It does lead somewhere, though. That little mark is called a preauricular pit, or ear pit hole, and it has its own biological backstory, its own documented history in medicine, and a surprisingly specific set of facts that most people who carry one have never heard. Doctors have been writing about it in medical literature since 1864. That’s not a minor footnote; it means generations of physicians have examined, categorized, and debated this small feature, and the picture they’ve built up over that time is more interesting than it first appears.

The origin of the pit has nothing to do with injury, pressure, or anything that happened after birth. It was already there, fully formed, before you arrived.

What an Ear Pit Hole Actually Is

A preauricular pit is a congenital malformation in which a sinus tract, essentially a narrow tunnel, runs under the skin in front of the ear and above the ear canal. It goes by a few names, including preauricular cyst, preauricular fissure, or preauricular sinus. The visible pinhole on the skin’s surface is simply the entrance to that underground tract.

The tracts beneath the skin can vary considerably in size. Some people have a short, simple one, while others have a longer tract with multiple branches running in different directions. Think of it like the difference between a single hallway and a maze with offshoots.

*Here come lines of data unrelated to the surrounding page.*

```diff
+    auto mfma_block = [&](int nb, const j_f16x8 (&bf)[4]) {
+#pragma unroll
+        for (int kh = 0; kh < 2; ++kh) {
+            acc[nb] = __builtin_amdgcn_mfma_f32_32x32x16_f16(af[nb][2 + kh], bf[kh], acc[nb], 0, 0, 0);
+            acc[nb] = __builtin_amdgcn_mfma_f32_32x32x16_f16(af[nb][kh], bf[2 + kh], acc[nb], 0, 0, 0);
+            acc[nb] = __builtin_amdgcn_mfma_f32_32x32x16_f16(af[nb][kh], bf[kh], acc[nb], 0, 0, 0);
+        }
+    };
+    auto chunk = [&](int c, auto refill) {
+        const int slot = c & (J_PRE - 1);
+        if (c == 0) {
+            if (npre >= 4) asm volatile("s_waitcnt vmcnt(6)" ::: "memory");
+            else if (npre == 3) asm volatile("s_waitcnt vmcnt(4)" ::: "memory");
+            else if (npre == 2) asm volatile("s_waitcnt vmcnt(2)" ::: "memory");
+            else asm volatile("s_waitcnt vmcnt(0)" ::: "memory");
+        } else {
+            asm volatile("s_waitcnt vmcnt(4)" ::: "memory");
+        }
+        asm volatile("s_waitcnt lgkmcnt(0)" ::: "memory");
+        j_barrier();
+        load_a(1, c);
+        if (decltype(refill)::value) dma((c - 1) & (J_PRE - 1), c - 1 + J_PRE);
+        j_f16x8 bf[4];
+        {
+            const char *sp = pbase + slot * J_SLOT + rd;
+            bf[0] = *reinterpret_cast<const j_f16x8 *>(sp + (((0 + h) ^ sw) << 4));
+            bf[1] = *reinterpret_cast<const j_f16x8 *>(sp + (((2 + h) ^ sw) << 4));
+            bf[2] = *reinterpret_cast<const j_f16x8 *>(sp + (((4 + h) ^ sw) << 4));
+            bf[3] = *reinterpret_cast<const j_f16x8 *>(sp + (((6 + h) ^ sw) << 4));
+        }
+        __builtin_amdgcn_sched_barrier(0);
+        mfma_block(0, bf);
+        __builtin_amdgcn_sched_barrier(0);
+        load_a(0, min(c + 1, a.nchunk - 1));
+        __builtin_amdgcn_sched_barrier(0);
+        mfma_block(1, bf);
+        __builtin_amdgcn_sched_barrier(0);
+    };
+    chunk(0, std::false_type{});
+    int c = 1;
+    if constexpr (J_PRE > 2)
+        for (; c <= a.nchunk - J_PRE; ++c) chunk(c, std::true_type{});
+    for (; c < a.nchunk; ++c) chunk(c, std::false_type{});
+    asm volatile("s_waitcnt vmcnt(0) lgkmcnt(0)" ::: "memory");
+    j_barrier();
+
+    char *strip = pbase + ch * J_STRIP;
+    const float *ss = reinterpret_cast<const float *>(smem + J_SS) + 32 * J_NB * ch;
+    float rng_out = 0.f;
+    const int rrow = lane >> 3, rcol = lane & 7;
+    const float floor_v = a.relu ? 0.f : -__builtin_inff();
+#pragma unroll
+    for (int nb = 0; nb < J_NB; ++nb) {
+        if (nw + 32 * nb >= a.cout_pad) break;
+#pragma unroll
+        for (int g = 0; g < 4; ++g) {
+            const cn_f32x4 sc = *reinterpret_cast<const cn_f32x4 *>(ss + 32 * nb + 8 * g + 4 * h);
+            const cn_f32x4 sh = *reinterpret_cast<const cn_f32x4 *>(ss + J_WGN + 32 * nb + 8 * g + 4 * h);
+            cn_f32x4 v;
+#pragma unroll
+            for (int e = 0; e < 4; ++e) v[e] = fmaxf(acc[nb][4 * g + e] * sc[e] + sh[e], floor_v);
+            if (OUT_PLAIN) {
+                *reinterpret_cast<cn_f32x4 *>(strip + l31 * J_ROW + (8 * g + 4 * h) * 4) = v;
+            } else {
+                cn_rng_upd4(rng_out, v);
+                cn_f16x4v h4, l4;
+                cn_split4(v, h4, l4);
+                *reinterpret_cast<cn_f16x4v *>(strip + l31 * J_ROW + (8 * g + 4 * h) * 2) = h4;
+                *reinterpret_cast<cn_f16x4v *>(strip + l31 * J_ROW + 64 + (8 * g + 4 * h) * 2) = l4;
+            }
+        }
+        asm volatile("" ::: "memory");
+#pragma unroll
+        for (int k = 0; k < 4; ++k) {
+            const int row = 8 * k + rrow;
+            const cn_f32x4 v = *reinterpret_cast<const cn_f32x4 *>(strip + row * J_ROW + rcol * 16);
+            const int mo = m_base + row;
+            if (mo < a.M)
+                *reinterpret_cast<cn_f32x4 *>(a.y + (size_t)mo * a.out_pitchB + (size_t)(nw + 32 * nb) * 4 + rcol * 16) = v;
+        }
+        asm volatile("" ::: "memory");
+    }
+    if (!OUT_PLAIN) cn_rng_commit(a.range, 0, rng_out);
+}
+
+template <bool OUT_PLAIN, int J_PRE>
+__global__ __launch_bounds__(JP_NT, 2) void proj1x1_prev_kernel(const JArgs a)
+{
+    constexpr int J_NB = JP_NB;
     constexpr int J_WAVE = J_PRE * J_SLOT;
     constexpr int J_SS = 4 * J_WAVE;
     extern __shared__ __attribute__((aligned(128))) char smem[];
@@ -184,22 +345,26 @@
     a.nchunk = c.Cin / 32;
     a.Cout = c.Cout; a.relu = c.relu;
     a.range = c.ctl ? c.ctl->range : nullptr;
-    const dim3 grid((unsigned)cn_cdiv(a.M, 128), (unsigned)cn_cdiv(a.cout_pad, 32 * J_NB));
+    const dim3 grid((unsigned)cn_cdiv(a.M, 128), (unsigned)cn_cdiv(a.cout_pad, J_WGN));
     const int pre = a.nchunk <= 2 ? 2 : 4;
-    const int lds = 4 * pre * J_SLOT + 2 * 128 * 4;
-    if (c.out_plain && pre == 2) {
-        CN_SET_MAX_LDS_ONCE((proj1x1_kernel<true, 2>), 4 * 2 * J_SLOT + 1024);
-        hipLaunchKernelGGL((proj1x1_kernel<true, 2>), grid, dim3(J_NT), lds, st, a);
-    } else if (c.out_plain) {
-        CN_SET_MAX_LDS_ONCE((proj1x1_kernel<true, 4>), 4 * 4 * J_SLOT + 1024);
-        hipLaunchKernelGGL((proj1x1_kernel<true, 4>), grid, dim3(J_NT), lds, st, a);
-    } else if (pre == 2) {
-        CN_SET_MAX_LDS_ONCE((proj1x1_kernel<false, 2>), 4 * 2 * J_SLOT + 1024);
-        hipLaunchKernelGGL((proj1x1_kernel<false, 2>), grid, dim3(J_NT), lds, st, a);
-    } else {
-        CN_SET_MAX_LDS_ONCE((proj1x1_kernel<false, 4>), 4 * 4 * J_SLOT + 1024);
-        hipLaunchKernelGGL((proj1x1_kernel<false, 4>), grid, dim3(J_NT), lds, st, a);
-    }
+#define J_LAUNCH(KERNEL, NT, PLAIN, PRE, BYTES)                                                  \
+    do {                                                                                         \
+        CN_SET_MAX_LDS_ONCE((KERNEL<PLAIN, PRE>), (BYTES));                                      \
+        hipLaunchKernelGGL((KERNEL<PLAIN, PRE>), grid, dim3(NT), (BYTES), st, a);                \
+    } while (0)
+#define J_LAUNCH_FORM(KERNEL, NT, BYTES2, BYTES4)                                                \
+    do {                                                                                         \
+        if (c.out_plain && pre == 2) J_LAUNCH(KERNEL, NT, true, 2, BYTES2);                      \
+        else if (c.out_plain) J_LAUNCH(KERNEL, NT, true, 4, BYTES4);                             \
+        else if (pre == 2) J_LAUNCH(KERNEL, NT, false, 2, BYTES2);                               \
+        else J_LAUNCH(KERNEL, NT, false, 4, BYTES4);                                             \
+    } while (0)
+    if (cn_knobs.proj_form == 1)
+        J_LAUNCH_FORM(proj1x1_prev_kernel, JP_NT, 4 * 2 * J_SLOT + 1024, 4 * 4 * J_SLOT + 1024);
+    else
+        J_LAUNCH_FORM(proj1x1_kernel, J_NT, 4 * j_pair_bytes(2) + 1024, 4 * j_pair_bytes(4) + 1024);
+#undef J_LAUNCH_FORM
+#undef J_LAUNCH
     CN_CHECK_LAUNCH();
     return CN_OK;
 }
diff --git a/centernet_amd/csrc/cn_tuning.h b/centernet_amd/csrc/cn_tuning.h
--- a/centernet_amd/csrc/cn_tuning.h
+++ b/centernet_amd/csrc/cn_tuning.h
@@ -5,7 +5,7 @@
         split_min_chunks, split_max, stagger_pct, occ4, f32s_lds_weights, f32s_policy, dcn_tile2d, dcn_form,
         heads_remap, heads_reg, stem16s, c3p, c3p_stagger, c3p_knobs, c3p_heads, c3p_deconv, c3p_s2, dcn_team,
         dcn_team_wgs, dcn_team_stagger, offconv, offconv_teams1, dcn_wide, dcn_wide_wgs, stem_dbg, stem_stagger,
-        dcn_wide_prefetch, proj, c3p_grid, conv16h;
+        dcn_wide_prefetch, proj, c3p_grid, conv16h, proj_form;
 };
 extern CnTuning cn_knobs;
 
@@ -63,6 +63,7 @@
     {44, &CnTuning::stem_stagger, 0, 0, 1024},
     {46, &CnTuning::proj, 1, 0, 1},
     {65, &CnTuning::conv16h, 1, 0, 1},
+    {66, &CnTuning::proj_form, 0, 0, 1},
 };
 
 constexpr CnTuning cn_tuning_defaults()
```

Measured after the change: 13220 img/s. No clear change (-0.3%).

You’d never know which one you had from looking at the outside.

There’s usually only one pit, and it most commonly appears on the right side. In cases where only one ear is affected, the left side is actually more often involved, which makes bilateral (both-sided) cases a separate consideration entirely. The openings usually form on one ear, though preauricular pits have been known to show up on both. In uncommon cases, a pit may also appear below the ear canal, closer to the earlobe.

Preauricular pits are congenital, meaning children are born with the malformation when ear development goes off-course early in gestation. The malformation is not associated with hearing impairments and is only rarely associated with a genetic syndrome involving other problems.

How It Forms in the Womb

The ear pit hole has its origins in a very specific window of fetal development. The visible part of your ear is called the auricle, and a baby typically grows it during the sixth week of pregnancy. A preauricular pit forms when the auricle doesn’t fuse all the way.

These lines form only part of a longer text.